The Ningxia and Yinchuan Public Security Departments refused Caixin’s requests for comment. Efforts to contact Liu and other victims failed.
Private issues
China’s rapidly growing private healthcare sector and its patched up regulatory system have helped create the conditions for sweeping examples of fraud like Ouya’s, experts told Caixin.
The country gained more than 1,100 private hospitals in the 12-month period that ended in October, bringing the total to 23,000, according to the National Health Commission.

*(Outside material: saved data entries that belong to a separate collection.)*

LaunchCfg cfg(uh_ctx* c) {
// ... 132 lines not shown
   c->d_meshes.release();
   c->d_obj_corners.release();
   c->d_world_corners.release();
   c->d_node_box.release();
   c->d_refit_meshes.release();
   c->d_src.release();
   c->d_tex.release();
   c->d_lut.release();
   c->d_sun_cells.release();
   c->d_sun_entries.release();
   c->d_sun_recs.release();
   c->d_sun_coarse.release();
   c->d_cam_cells.release();
   c->d_cam_entries.release();
   c->accumulation.release();
   c->gbuffer.release();
   c->output.release();
   for (auto& r : c->reservoirs) r.release();
   c->dstats.release();
   for (HostMesh& m : c->meshes) {
      if (m.d_verts) (void)hipFree(m.d_verts);
      if (m.d_indices) (void)hipFree(m.d_indices);
   }
   for (hipEvent_t ev : c->mupd.ev)
      if (ev) (void)hipEventDestroy(ev);
   c->mupd.table.release();
   c->mupd.flag.release();
   for (hipEvent_t ev : {c->iso.begin, c->iso.end})
      if (ev) (void)hipEventDestroy(ev);
   c->iso.counts.release();
   c->iso.chunks.release();
   c->iso.box.release();
   c->iso.total.release();
   destroy_graphs(c);
   for (auto& s : c->slots) s.destroy();
   for (hipEvent_t ev : c->ev_band)
      if (ev) (void)hipEventDestroy(ev);
   if (c->restir_stream) {
      for (hipEvent_t ev : {c->ev_restir, c->rs_start, c->rs_stop})
         if (ev) (void)hipEventDestroy(ev);
      (void)hipStreamDestroy(c->restir_stream);
      c->restir_stream = nullptr;
   }
   c->owned_pixels.release();
   c->tile_send.release();
   c->tile_recv.release();
   if (c->ev_compose) (void)hipEventDestroy(c->ev_compose);
   delete c;
}

int uh_add_texture_rgba8(uh_ctx* c, const uint8_t* pixels, uint32_t w, uint32_t h, uint32_t* out_index) {
   if (!c) return UH_ERR_INVALID_ARGUMENT;
   if (!pixels || !w || !h) return fail(c, UH_ERR_INVALID_ARGUMENT, "uh_add_texture_rgba8: null or empty texture");
   HIP_TRY(c, hipSetDevice(c->device));
   uchar4* dev = nullptr;
   HIP_TRY(c, hipMalloc((void**)&dev, (size_t)w * h * 4));
   const uint32_t tiles_x = (w % 8 == 0 && h % 8 == 0) ? w / 8 : 0;
   std::vector<uint8_t> tiled;
   const uint8_t* src = pixels;
   if (tiles_x) {
      tiled.resize((size_t)w * h * 4);
      for (uint32_t y = 0; y < h; y++)
         for (uint32_t x = 0; x < w; x++) {
            size_t at = ((size_t)((y >> 3) * tiles_x + (x >> 3)) << 6) + ((y & 7) << 3) + (x & 7);
            std::memcpy(&tiled[at * 4], &pixels[((size_t)y * w + x) * 4], 4);
         }
      src = tiled.data();
   }
   hipError_t e = hipMemcpy(dev, src, (size_t)w * h * 4, hipMemcpyHostToDevice);
   if (e != hipSuccess) {
      (void)hipFree(dev);
      return fail(c, UH_ERR_HIP, std::string("texture upload: ") + hipGetErrorString(e));
   }
   c->textures.push_back(uh_ctx::HostTex{w, h, dev, tiles_x});
   c->built = false;
   if (out_index) *out_index = (uint32_t)c->textures.size() - 1;
   return UH_OK;
}

int uh_add_light(uh_ctx* c, const UhGpuLight* light, uint32_t* out_index) {
   if (!c) return UH_ERR_INVALID_ARGUMENT;
   if (!light) return fail(c, UH_ERR_INVALID_ARGUMENT, "uh_add_light: null light");
   if (c->lights.size() >= UH_MAX_GPU_LIGHTS) return fail(c, UH_ERR_CAPACITY, "uh_add_light: more than 1024 lights (MAX_NUM_GPU_LIGHTS)");
   c->lights.push_back(*light);
   c->built = false;
   c->topology_valid = false;
   if (out_index) *out_index = (uint32_t)c->lights.size() - 1;
   return UH_OK;
}

int uh_get_num_lights(uh_ctx* c, uint32_t* out) {
   if (!c || !out) return UH_ERR_INVALID_ARGUMENT;
   *out = (uint32_t)c->lights.size();
   return UH_OK;
}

Private hospitals, including for-profit ones and those run by non-state entities for the good public, today are twice as numerous as their public counterparts, although experts say they represent far less of the half of all patient visits.
However, a series of scandals rocked private healthcare providers, most notably when the death of a student in 2016 was linked to deceptive online advertising of cancer treatments provided by a vast network of commercial healthcare providers. in the southeastern region of Putian.

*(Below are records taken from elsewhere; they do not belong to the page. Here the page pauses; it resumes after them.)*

# rajasekarv/vega

Hardware: AMD Instinct MI355X
Metric: rows/sec (whole node) reduce_by_key i64→i64, 1e9 rows, 1/2/4/8 GPU (higher is better)
Workload: dtype int64; 1 GPU; C1: 1e9 (i64,i64) uniform keys in [0,2^63), reduce_by_key(sum), 256 partitions (BASELINE.json configs[1]); weak scaling: --rows per GPU; rows_per_gpu=1000000000, key_bits=63, nparts=256, distinct_keys_out=1000000000

## Files before the change

vega_amd/csrc/vega_api.hip:

```cpp
#include <hip/hip_runtime.h>
#include <rccl/rccl.h>
#include <cmath>
#include <cstdio>
#include <cstring>
#include <map>
#include <string>
#include <vector>

#include "../../include/vega_common.h"
#include "../../include/vega_gpu.h"
#include "vega_internal.h"

using namespace vega;

struct RddImpl {
    uint64_t n = 0;
    int vtype = 0;
    int64_t *d_k = nullptr;
    void *d_v = nullptr;
    void *d_v2 = nullptr;
    uint64_t alloc_rows = 0;
    uint32_t nparts = 1;
    bool sorted = false;
    bool grouped = false;
// ... 1532 lines not shown
                          int64_t *out_k, int64_t *out_va, int64_t *out_vb,
                          uint64_t cap, uint64_t *h_nout, void *d_ws, size_t ws_bytes) {
    Ws ws(d_ws, ws_bytes);
    hipError_t e = join_sorted((hipStream_t)stream, ak, av, na, bk, bv, nb, order_mode,
                               out_k, out_va, out_vb, cap, h_nout, ws);
    return e == hipSuccess ? VEGA_OK : VEGA_ERR_HIP;
}

size_t vega_dev_select_ws_bytes(uint64_t num, uint64_t cand_cap) {
    return select_ws_bytes(num, cand_cap);
}

int vega_dev_select_k_i64(void *stream, const int64_t *keys, const int64_t *vals, uint64_t n,
                          uint64_t num, int descending, uint64_t cand_cap,
                          int64_t *out_k, int64_t *out_v, uint64_t *h_nout, int *h_passes,
                          void *d_ws, size_t ws_bytes) {
    if (!h_nout || !h_passes) return VEGA_ERR_INVALID;
    *h_nout = 0;
    *h_passes = 0;
    if (n >= (1ULL << 32)) return VEGA_ERR_UNSUPPORTED;
    const uint64_t m = num < n ? num : n;
    if (!m) return VEGA_OK;
    if (!keys || !vals || !out_k || !out_v) return VEGA_ERR_INVALID;
    if (!d_ws || ws_bytes < select_ws_bytes(m, cand_cap)) return VEGA_ERR_CAP;
    Ws ws(d_ws, ws_bytes);
    const char *msg = "";
    hipError_t e = select_k((hipStream_t)stream, keys, vals, n, m, descending != 0, cand_cap,
                            out_k, out_v, h_nout, h_passes, ws, &msg);
    if (e == hipSuccess) e = hipStreamSynchronize((hipStream_t)stream);
    if (e != hipSuccess && *msg) fprintf(stderr, "vega_dev_select_k_i64: %s\n", msg);
    if (e == hipErrorNotSupported) return VEGA_ERR_UNSUPPORTED;
    return e == hipSuccess ? VEGA_OK : (e == hipErrorOutOfMemory ? VEGA_ERR_CAP : VEGA_ERR_HIP);
}

int vega_dev_reduce_pairs(void *stream, const int64_t *keys, const void *vals, uint64_t n, int op,
                          int64_t *h_out_k, void *h_out_v, void *d_ws, size_t ws_bytes) {
    if (!n || !keys || !vals || !h_out_k || !h_out_v) return VEGA_ERR_INVALID;
    if (op != VEGA_OP_SUM_I64 && op != VEGA_OP_SUM_F64 && op != VEGA_OP_MIN_I64 &&
        op != VEGA_OP_MAX_I64)
        return VEGA_ERR_INVALID;
    Ws ws(d_ws, ws_bytes);
    hipError_t e = col_reduce((hipStream_t)stream, keys, vals, n, op, h_out_k, h_out_v, ws);
    if (e == hipErrorNotSupported) return VEGA_ERR_UNSUPPORTED;
    return e == hipSuccess ? VEGA_OK : (e == hipErrorOutOfMemory ? VEGA_ERR_CAP : VEGA_ERR_HIP);
}

int vega_dev_sample(void *stream, const int64_t *keys, const void *vals, uint64_t n,
                    int with_replacement, double fraction, uint64_t seed, uint64_t start,
                    int64_t *out_k, void *out_v, uint64_t cap, uint64_t *h_nout,
                    void *d_ws, size_t ws_bytes) {
    if (!h_nout) return VEGA_ERR_INVALID;
    *h_nout = 0;
    SampleSpec sp;
    int rc = sample_spec(with_replacement, fraction, seed, start, &sp, nullptr, 0);
    if (rc) return rc;
    if (n >= (1ULL << 32)) return VEGA_ERR_UNSUPPORTED;
    if (!n) return VEGA_OK;
    if (!keys || !vals) return VEGA_ERR_INVALID;
    if (!d_ws || ws_bytes < sample_ws_bytes(n)) return VEGA_ERR_NOMEM;
    Ws ws(d_ws, ws_bytes);
    SamplePlan pl;
    uint64_t total = 0;
    hipError_t e = sample_count((hipStream_t)stream, n, sp, &pl, &total, ws);
    if (e != hipSuccess) return hip_rc(e);
    *h_nout = total;
    if (total >= (1ULL << 32)) return VEGA_ERR_UNSUPPORTED;
    if (total > cap) return VEGA_ERR_CAP;
    if (!total) return VEGA_OK;
    if (!out_k || !out_v) return VEGA_ERR_INVALID;
    e = sample_emit((hipStream_t)stream, (const uint64_t *)keys, (const uint64_t *)vals, n, sp,
                    pl, (uint64_t *)out_k, (uint64_t *)out_v);
    if (e == hipSuccess) e = hipStreamSynchronize((hipStream_t)stream);
    return hip_rc(e);
}

int vega_phase_prof_read(unsigned long long out[8], int reset) {
    unsigned long long *b = vega::phase_prof_buf();
    if (!b) return VEGA_ERR_UNSUPPORTED;
    if (hipMemcpy(out, b, 8 * 8, hipMemcpyDeviceToHost) != hipSuccess) return VEGA_ERR_HIP;
    if (reset) (void)hipMemset(b, 0, 8 * 8);
    return VEGA_OK;
}

int vega_dev_checksum_pairs(void *stream, const int64_t *keys, const int64_t *vals,
                            uint64_t n, uint64_t *h_sum, void *d_ws, size_t ws_bytes) {
    Ws ws(d_ws, ws_bytes);
    return checksum_pairs((hipStream_t)stream, keys, vals, n, h_sum, ws) == hipSuccess
               ? VEGA_OK : VEGA_ERR_HIP;
}

}
```

vega_amd/csrc/vega_kernels.hip:

```cpp

#include <hip/hip_runtime.h>
#include <cmath>
#include <cstdint>
#include <cstdio>
#include <cstring>
#include <mutex>
#include <string>
#include <unordered_map>
#include <vector>

#include "../../include/vega_common.h"
#include "vega_internal.h"

#define HIP_TRY(x)                                                              \
    do {                                                                        \
        hipError_t _e = (x);                                                    \
        if (_e != hipSuccess) return _e;                                        \
    } while (0)

namespace vega {

constexpr int BLOCK = 256;
constexpr int IPT = 16;
constexpr int TILE = BLOCK * IPT;
// ... 632 lines not shown
        uint32_t chunk0 = (uint32_t)w * (64 * SIPT);
        uint32_t chunk_n = tn > chunk0 ? tn - chunk0 : 0;
#pragma unroll
        for (int r = 0; r < SIPT; ++r) {
            uint32_t local = (uint32_t)r * 64 + lane;
            if (local < chunk_n) {
                uint32_t d = dd[r];
                uint32_t pos = hist[slot * 256 + d] + whist[w * 256 + d] + rank[r];
                if (HAS_VALS) spk[pos] = make_ulonglong2(kk[r], vv[r]);
                else sk[pos] = kk[r];
            }
        }
        VEGA_PHASE_MARK(4)
    };

    auto stage_writeout = [&](int slot, uint32_t tn) {
        for (uint32_t p = t; p < tn; p += SB) {
            uint64_t k, v = 0;
            if (HAS_VALS) {
                ulonglong2 kv = spk[p];
                k = kv.x;
                v = kv.y;
            } else {
                k = sk[p];
            }
            uint32_t d = df(k);
            uint64_t gpos = (uint64_t)tilebase[slot * 256 + d] + (p - hist[slot * 256 + d]);
            if (OUT_PK) {
                ((ulonglong2 *)out_k)[gpos] = make_ulonglong2(k, v);
                if (h32_out)
                    h32_out[gpos] = (uint32_t)vega_hash_u64(k);
            } else {
                out_k[gpos] = k;
                if (HAS_VALS) out_v[gpos] = v;
                if (h32_out)
                    h32_out[gpos] = (uint32_t)vega_hash_u64(k);
            }
        }
        VEGA_PHASE_MARK(5)
    };

    for (int i = t; i < SW * 256; i += SB) whist[i] = 0;
    if (t == 0) vbp[0] = atomicAdd(ticket, 1u);
    __syncthreads();
    uint32_t vbA = vbp[0];
    if (vbA >= nblocks) return;
    int slotA = 0;
    stage_rank(vbA, 0);
    uint32_t tnA = tn_cur;
    __syncthreads();
    stage_reorder(0, tnA);
    __syncthreads();
    for (int i = t; i < SW * 256; i += SB) whist[i] = 0;
    if (t == 0) vbp[1] = atomicAdd(ticket, 1u);
    __syncthreads();

    while (true) {
        int slotB = 1 - slotA;
        uint32_t vbB = vbp[slotB];
        bool haveB = vbB < nblocks;
        uint32_t tnB = 0;
        if (haveB) {
            stage_rank(vbB, slotB);
            tnB = tn_cur;
        }
        stage_lookback(vbA, slotA, tnA);
        __syncthreads();
        VEGA_PHASE_MARK(3)
        stage_writeout(slotA, tnA);
        if (!haveB) return;
        __syncthreads();
        stage_reorder(slotB, tnB);
        __syncthreads();
        for (int i = t; i < SW * 256; i += SB) whist[i] = 0;
        if (t == 0) vbp[slotA] = atomicAdd(ticket, 1u);
        __syncthreads();
        vbA = vbB;
        tnA = tnB;
        slotA = slotB;
    }
#undef VEGA_PHASE_MARK
}

static unsigned long long *g_phase_buf = nullptr;
static int g_phase_mode = 0;
unsigned long long *phase_prof_buf() {
    static bool checked = false;
    if (!checked) {
        checked = true;
        const char *e = getenv("VEGA_PHASE_PROF");
        if (e && (e[0] == '1' || e[0] == '2')) {
            g_phase_mode = e[0] - '0';
            (void)hipMalloc(&g_phase_buf, 8 * 8);
            (void)hipMemset(g_phase_buf, 0, 8 * 8);
        }
    }
    return g_phase_buf;
}
int phase_prof_mode() { return g_phase_mode; }

template <class DF>
static hipError_t scatter_pass_osw(hipStream_t s, const uint64_t *in_k, const uint64_t *in_v,
                                   uint64_t n, const uint32_t *gbase_d,
                                   unsigned long long *desc, uint32_t *ticket,
                                   uint64_t *out_k, uint64_t *out_v, uint32_t *h32_out,
                                   int *d_abort, unsigned long long *ff, int ptag,
                                   bool has_vals, bool in_pk, bool out_pk,
                                   DF df, const char *prof_name) {
    unsigned long long *phc = phase_prof_buf();
    if (phase_prof_mode() == 2) ptag |= 0x100;
    uint32_t nb = nblocks_for(n);
    HIP_TRY(hipMemsetAsync(ff, 0,
                           ((size_t)((nb + OSW_GRP - 1) / OSW_GRP) +
                            (size_t)((nb + OSW_SUP - 1) / OSW_SUP)) * 256 * 8, s));
    HIP_TRY(hipMemsetAsync(ticket, 0, 4, s));
    ProfScope ps(prof_name, s);
    size_t sh = (has_vals ? 16 : 8) * (size_t)TILE +
                (2 * 256 + 8 * 256 + 8 + 8 + 2 * 256) * 4;
    uint32_t grid = nb < 512 ? nb : 512;
    if (!has_vals) {
        hipLaunchKernelGGL((k_scatter_osw<DF, false, false, false>), dim3(grid), dim3(512), sh, s,
                           in_k, nullptr, n, nb, gbase_d, desc, ticket, out_k, nullptr, h32_out, d_abort, ff, phc, ptag, df);
    } else if (!in_pk && !out_pk) {
        hipLaunchKernelGGL((k_scatter_osw<DF, true, false, false>), dim3(grid), dim3(512), sh, s,
                           in_k, in_v, n, nb, gbase_d, desc, ticket, out_k, out_v, h32_out, d_abort, ff, phc, ptag, df);
    } else if (!in_pk && out_pk) {
        hipLaunchKernelGGL((k_scatter_osw<DF, true, false, true>), dim3(grid), dim3(512), sh, s,
                           in_k, in_v, n, nb, gbase_d, desc, ticket, out_k, nullptr, h32_out, d_abort, ff, phc, ptag, df);
    } else if (in_pk && out_pk) {
        hipLaunchKernelGGL((k_scatter_osw<DF, true, true, true>), dim3(grid), dim3(512), sh, s,
                           in_k, nullptr, n, nb, gbase_d, desc, ticket, out_k, nullptr, h32_out, d_abort, ff, phc, ptag, df);
    } else {
        hipLaunchKernelGGL((k_scatter_osw<DF, true, true, false>), dim3(grid), dim3(512), sh, s,
                           in_k, nullptr, n, nb, gbase_d, desc, ticket, out_k, out_v, h32_out, d_abort, ff, phc, ptag, df);
    }
    return hipGetLastError();
}

template <class DF>
static hipError_t scatter_pass(hipStream_t s, const uint64_t *in_k, const uint64_t *in_v,
                               uint64_t n, uint32_t *bh, uint64_t *out_k, uint64_t *out_v,
                               bool has_vals, uint32_t ndigits, DF df, Ws &ws,
                               const char *prof_name) {
    uint32_t nb = nblocks_for(n);
    Ws w2 = ws;
    uint32_t *raw = (uint32_t *)w2.take((size_t)nb * 256 * 4);
    if (!raw) return hipErrorOutOfMemory;
    {
        ProfScope ps("hist", s);
        hipLaunchKernelGGL(k_block_hist<DF>, dim3(nb), dim3(BLOCK), 0, s, in_k, n, nb,
                           ndigits, bh, raw, df);
        HIP_TRY(hipGetLastError());
    }
    {
        ProfScope ps("scan", s);
        HIP_TRY(scan_u32_excl(s, bh, (uint64_t)ndigits * nb, w2));
    }
    {
        ProfScope ps(prof_name, s);
        size_t sh = (has_vals ? 2 : 1) * (size_t)TILE * 8 + (256 + 4 * 256 + 64) * 4;
        if (has_vals)
            hipLaunchKernelGGL((k_scatter<DF, true>), dim3(nb), dim3(BLOCK), sh, s,
                               in_k, in_v, n, nb, bh, raw, out_k, out_v, df);
        else
            hipLaunchKernelGGL((k_scatter<DF, false>), dim3(nb), dim3(BLOCK), sh, s,
                               in_k, nullptr, n, nb, bh, raw, out_k, nullptr, df);
        HIP_TRY(hipGetLastError());
    }
    return hipSuccess;
}


double bucket_rows_estimate(const uint64_t *samp, uint32_t ns, uint64_t n) {
    static thread_local uint32_t bslot[4096];
    static thread_local bool bused[4096];
    if (ns > 2048) ns = 2048;
    memset(bused, 0, sizeof bused);
// ... 178 lines not shown
            if (je == wcap && je < n && h32[je] == hh[j + 1]) {
                uint32_t slot = atomicAdd(wl_count, 1u);
                if (slot < CLEANUP_WL_CAP) wl[slot] = gi;
                else *err = 1;
                continue;
            }
            uint64_t len = je - gi;
            if (len == 1) continue;
            if (!strict && len == 2) continue;
            bool fix;
            if (strict) {
                uint64_t k0 = k[ST * gi];
                bool dirty = false;
                for (uint64_t x = gi + 1; x < je && !dirty; x++) dirty = (k[ST * x] != k0);
                fix = dirty;
            } else {
                uint32_t breaks = 0;
                uint64_t prev = k[ST * gi];
                for (uint64_t x = gi + 1; x < je && breaks < 2; x++) {
                    uint64_t cx = k[ST * x];
                    breaks += cx != prev;
                    prev = cx;
                }
                fix = breaks > 1;
            }
            if (!fix) continue;
            if (len > 64) { *err = 1; continue; }
            for (uint64_t x = gi + 1; x < je; x++) {
                uint64_t kx = k[ST * x], vx = vb[ST * x];
                uint64_t y = x;
                while (y > gi && k[ST * (y - 1)] > kx) {
                    k[ST * y] = k[ST * (y - 1)];
                    vb[ST * y] = vb[ST * (y - 1)];
                    y--;
                }
                k[ST * y] = kx;
                vb[ST * y] = vx;
            }
        }
    }
}

__global__ void k_group_cleanup_long(const uint64_t *k, const uint32_t *h32,
                                     uint64_t n, int packed, int strict, int *err,
                                     const unsigned long long *wl,
                                     const uint32_t *wl_count) {
    const int ST = packed ? 2 : 1;
    __shared__ unsigned long long s_end;
    __shared__ unsigned int s_breaks;
    uint32_t cnt = *wl_count;
    if (cnt > CLEANUP_WL_CAP) cnt = CLEANUP_WL_CAP;
    for (uint32_t e = blockIdx.x; e < cnt; e += gridDim.x) {
        uint64_t gi = wl[e];
        uint32_t h = h32[gi];
        if (threadIdx.x == 0) { s_end = n; s_breaks = 0; }
        __syncthreads();
        for (uint64_t base = gi + 1; base < s_end; base += blockDim.x) {
            uint64_t x = base + threadIdx.x;
            if (x < n && h32[x] != h) atomicMin(&s_end, (unsigned long long)x);
            __syncthreads();
        }
        uint64_t je = s_end;
        uint64_t k0 = k[ST * gi];
        for (uint64_t base = gi + 1; base < je && s_breaks < 2; base += blockDim.x) {
            uint64_t x = base + threadIdx.x;
            if (x < je) {
                bool br = strict ? (k[ST * x] != k0) : (k[ST * x] != k[ST * (x - 1)]);
                if (br) atomicAdd(&s_breaks, 1u);
            }
            __syncthreads();
        }
        if (threadIdx.x == 0) {
            bool bad = strict ? (s_breaks != 0) : (s_breaks > 1);
            if (bad) *err = 1;
        }
        __syncthreads();
    }
}
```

The Ouya case is an “extension” of the problems associated with the Putien model and an “inevitable result” of an incomplete developmental industry, said Zhou Shenglai, director of the Special Committee on Disease and Health Management at the ‘Chinese Association of Hospitals.
Several legal and political experts told Caixin that while China has laws and regulations that subject public and private hospitals to the same level of oversight, political loopholes and inconsistent police often create opportunities for abuse in the community. private sector.

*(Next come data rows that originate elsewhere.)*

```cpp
template <int DT, int K> static int lk_wgrad_launch_k(const srk_wgrad_args& a, hipStream_t st) {
  constexpr int XWP = (16 + K - 1 + 1) & ~1;
  constexpr int lds = 2 * (16 * XWP * 128 + 16 * 16 * 32 + 1024);
  static const hipError_t attr = hipFuncSetAttribute(reinterpret_cast<const void*>(&lk_wgrad_kernel<DT, K>), hipFuncAttributeMaxDynamicSharedMemorySize, 160 * 1024);
  if (attr != hipSuccess) { srk_set_error("srk_conv2d_wgrad: cannot reserve LDS"); return (int)attr; }
  const int tilesX = (a.W + 15) / 16, tilesY = (a.H + 15) / 16;
  const long long ntiles = (long long)a.N * tilesX * tilesY;
  const int slabs = a.nslabs;
  const unsigned xb = (unsigned)((long long)a.N * a.H * a.W * a.x_pitch * 2), db = (unsigned)((long long)a.N * a.H * a.W * a.dy_pitch * 2);
  if (lk_all_rows(a)) {
    constexpr int XR = LK_TR + K - 1;
    constexpr int alds = 2 * (((XR * XWP * 128 + 1023) & ~1023) + LK_TR * 16 * 32) + 8 * LK_TR * (16 + 2 * (K - 1) + 16) * 2;
    static_assert(alds <= 160 * 1024, "LDS");
    static const hipError_t aattr = hipFuncSetAttribute(reinterpret_cast<const void*>(&lk_wgrad_allrows_kernel<DT, K>), hipFuncAttributeMaxDynamicSharedMemorySize, 160 * 1024);
    if (aattr != hipSuccess) { srk_set_error("srk_conv2d_wgrad: cannot reserve LDS"); return (int)aattr; }
    const int tY8 = (a.H + LK_TR - 1) / LK_TR;
    const long long nt8 = (long long)a.N * tY8 * tilesX;
    hipLaunchKernelGGL((lk_wgrad_allrows_kernel<DT, K>), dim3(slabs), dim3(256), alds, st, a, tilesX, tY8, (int)nt8, (int)(nt8 / slabs), (int)(nt8 % slabs), xb, db);
    SRK_LAUNCH_CHECK();
    return 0;
  }
  if constexpr (K == 5) {
    if (lk5_wgrad_ok(a)) {
      constexpr int l5 = 3 * (16 * 16 * 128 + 13 * 1024);
      static const hipError_t a5 = hipFuncSetAttribute(reinterpret_cast<const void*>(&lk5_wgrad_kernel<DT>), hipFuncAttributeMaxDynamicSharedMemorySize, 160 * 1024);
      if (a5 != hipSuccess) { srk_set_error("srk_conv2d_wgrad: cannot reserve LDS"); return (int)a5; }
      hipLaunchKernelGGL((lk5_wgrad_kernel<DT>), dim3(slabs), dim3(256), l5, st, a, tilesX, tilesY, (int)(ntiles / slabs), (int)(ntiles % slabs), xb, db);
      SRK_LAUNCH_CHECK();
      return 0;
    }
  }
  static const bool no_packed = [] { const char* e = srk_dbg_getenv("SRK_NO_LK_PACKED"); return e && e[0] == '1'; }();
  if (a.cout_real > 0 && a.cout_real <= 6 && a.cout_real * K <= 32 && !no_packed) {
    constexpr int plds = 2 * (16 * XWP * 128 + 16 * 16 * 32) + 8 * 16 * (16 + 2 * (K - 1) + 16) * 2 + 2 * 16 * 64 * 4;
    static_assert(plds <= 160 * 1024, "LDS");
    static const hipError_t pattr = hipFuncSetAttribute(reinterpret_cast<const void*>(&lk_wgrad_packed_kernel<DT, K>), hipFuncAttributeMaxDynamicSharedMemorySize, 160 * 1024);
    if (pattr != hipSuccess) { srk_set_error("srk_conv2d_wgrad: cannot reserve LDS"); return (int)pattr; }
    hipLaunchKernelGGL((lk_wgrad_packed_kernel<DT, K>), dim3(slabs, K), dim3(256), plds, st, a, tilesX, tilesY, (int)ntiles, (int)(ntiles / slabs), (int)(ntiles % slabs), xb, db);
    SRK_LAUNCH_CHECK();
    return 0;
  }
  hipLaunchKernelGGL((lk_wgrad_kernel<DT, K>), dim3(slabs, K), dim3(256), lds, st, a, tilesX, tilesY, (int)ntiles, (int)(ntiles / slabs), (int)(ntiles % slabs), xb, db);
  SRK_LAUNCH_CHECK();
  return 0;
}
template <int DT> static int lk_wgrad_launch_dt(const srk_wgrad_args& a, hipStream_t st) {
  switch (a.KH) {
    case 5: return lk_wgrad_launch_k<DT, 5>(a, st);
    case 7: return lk_wgrad_launch_k<DT, 7>(a, st);
    default: return lk_wgrad_launch_k<DT, 9>(a, st);
  }
}
int srk_wgrad_lk_launch(const srk_wgrad_args& a, hipStream_t st) {
  return a.dtype == SRK_BF16 ? lk_wgrad_launch_dt<SRK_BF16>(a, st) : lk_wgrad_launch_dt<SRK_F16>(a, st);
}
```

Government agencies typically inspect state-backed healthcare providers more rigorously than industry associations that excel at auditing business entities, Zheng said.
In addition, the governance of private health care providers is “intense in terms of planning and overall structure”, but remains “very weak in regulating the actual operations of the profession,” said Liu Jitong, professor of policy and management. of health at Peking University.
According to Zhou, a culture among regulators to neglect supervision until crises occur, also undermines the healthy development of the sector. “We have to stop giving punishments after the fact and prefer to manage things in advance and along the way,” he said.
Unhealthy business
Years after the Putian scandals rocked confidence in China’s private healthcare sector, politicians continue to debate how to contain the industry’s excesses.
The government has supported the growth of private providers as part of healthcare reforms that attempt to move from China’s historic planned system to one that offers safer, more efficient and more flexible coverage.
Liu Jitong offered a discussion on the nature of the private health sector and cautioned against its over-commercialization. “These hospitals should be for the public good, they are not businesses,” he said.
Zhou said that China’s future reforms should “further support and promote” the development of private and “socially managed” hospitals so that they ideally represent up to 60% of all patient visits, to “relieve the pressure on government and strengthen the dynamism of the private sector “. health providers ”.
He added that the country should tighten hospital inspections and liberalize rules that prevent doctors from working in multiple facilities at the same time, a move he said would fight fraudulent registration of medical professionals.
Several experts called for stronger and more systematic supervision of health care providers. Liu Jitong proposed to place all hospitals, private and public, under the general supervision of the Ministry of Health.
“Government regulations, including supervision and administration, should treat public and private medical institutions in exactly the same way,” said Gu Xinjiang, a professor at Zhejiang University specializing in health policy.